Requirement → Reproduce exactly the lines below from the one containing "template <int D>" through the one containing "(unsigned)(NW * 2", including both, and nothing else.

Material for the task →
@@ -197,12 +230,11 @@
 }
 
 template <int D>
-__device__ __noinline__ void v5_flush_tail(const GridView *gp, const double *qs, unsigned sbuf_k, unsigned stab, int n,
-                                           int32_t *__restrict__ oi, double *__restrict__ od) {
-  double q[D];
-#pragma unroll
-  for (int c = 0; c < D; ++c) q[c] = qs[c];
-  v5_flush<D, true>(*gp, q, sbuf_k, stab, n, lane_id(), oi, od);
+__device__ __noinline__ void v5_flush_tail(const GridView *gp, const double *qs0, const double *qs1, unsigned sbuf,
+                                           unsigned stab, int n, int n_tab, unsigned live, double T0, double T1,
+                                           int32_t *__restrict__ out_idx, double *__restrict__ out_dist, int64_t w0,
+                                           int64_t w1) {
+  v5_flush<D, true>(*gp, qs0, qs1, sbuf, stab, n, n_tab, live, T0, T1, out_idx, out_dist, w0, w1);
 }
 
 struct V5Radius {
@@ -264,8 +296,9 @@
   const int lane = lane_id(), warp = threadIdx.x >> 5;
   const unsigned lt = lanemask_lt();
   const unsigned s0 = (unsigned)__cvta_generic_to_shared(s_buf);
-  const unsigned sbuf = pin_reg(s0 + 2u * (unsigned)(warp * 2 * CAP));
-  const unsigned stab = pin_reg(s0 + 2u * (unsigned)(NW * 2 * CAP) + 4u * (unsigned)(warp * (TAB + V5_TABPAD)));
+  static_assert(CAP % 2 == 0 && TAB <= 2048, "octet tables need 4-byte alignment; table codes have 14 bits");
+  const unsigned sbuf = pin_reg(s0 + 2u * (unsigned)(warp * CAP));
+  const unsigned stab = pin_reg(s0 + 2u * (unsigned)(NW * CAP) + 4u * (unsigned)(warp * (TAB + V5_TABPAD)));
   const float &invx = P.invx, &invy = P.invy, &invz = P.invz, &celly = P.celly, &cellz = P.cellz;
   const float fmaxabs = g.n_sorted > 0 ? *g.fmaxabs : 0.0f;
   const bool has_tail = g.n_total > g.n_sorted;
@@ -415,6 +448,7 @@
         }
       }
       int cnt0 = 0, cnt1 = 0;
+      int n_un = 0, n_tab = 0;
       bool overflow = false;
       if (exact_path) {
         cnt0 = live0 ? v5_exact_query<D, false>(&s_g, qs0, exactT(0), exactR(0), 0, nullptr, nullptr) : 0;
@@ -428,8 +462,8 @@
         const unsigned long long qz2 = pk2(qf0[2], qf1[2]), qw2 = pk2(qf0[3], qf1[3]);
         const unsigned long long nT2 = pk2(-R0.Tm, -R1.Tm);
         const float M = fmaxf(R0.cM1 * (fmaxabs + mab0) + R0.cM0, R1.cM1 * (fmaxabs + mab1) + R1.cM0) * 1.000001f;
-        unsigned wp0 = sbuf, wp1 = sbuf + 2u * CAP;
-        const unsigned lim0 = sbuf + 2u * (CAP - 32 * V5_U), lim1 = sbuf + 2u * (2 * CAP - 32 * V5_U);
+        unsigned wp = sbuf;
+        const unsigned lim = sbuf + 2u * (CAP - 32 * V5_U);
 
         const unsigned goff = 4u * grp;
         const unsigned hv0 = (grp << 3) | sub;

Solution to this exercise →
 template <int D>
-__device__ __noinline__ void v5_flush_tail(const GridView *gp, const double *qs, unsigned sbuf_k, unsigned stab, int n,
-                                           int32_t *__restrict__ oi, double *__restrict__ od) {
-  double q[D];
-#pragma unroll
-  for (int c = 0; c < D; ++c) q[c] = qs[c];
-  v5_flush<D, true>(*gp, q, sbuf_k, stab, n, lane_id(), oi, od);
+__device__ __noinline__ void v5_flush_tail(const GridView *gp, const double *qs0, const double *qs1, unsigned sbuf,
+                                           unsigned stab, int n, int n_tab, unsigned live, double T0, double T1,
+                                           int32_t *__restrict__ out_idx, double *__restrict__ out_dist, int64_t w0,
+                                           int64_t w1) {
+  v5_flush<D, true>(*gp, qs0, qs1, sbuf, stab, n, n_tab, live, T0, T1, out_idx, out_dist, w0, w1);
 }
 
 struct V5Radius {
@@ -264,8 +296,9 @@
   const int lane = lane_id(), warp = threadIdx.x >> 5;
   const unsigned lt = lanemask_lt();
   const unsigned s0 = (unsigned)__cvta_generic_to_shared(s_buf);
-  const unsigned sbuf = pin_reg(s0 + 2u * (unsigned)(warp * 2 * CAP));
-  const unsigned stab = pin_reg(s0 + 2u * (unsigned)(NW * 2 * CAP) + 4u * (unsigned)(warp * (TAB + V5_TABPAD)));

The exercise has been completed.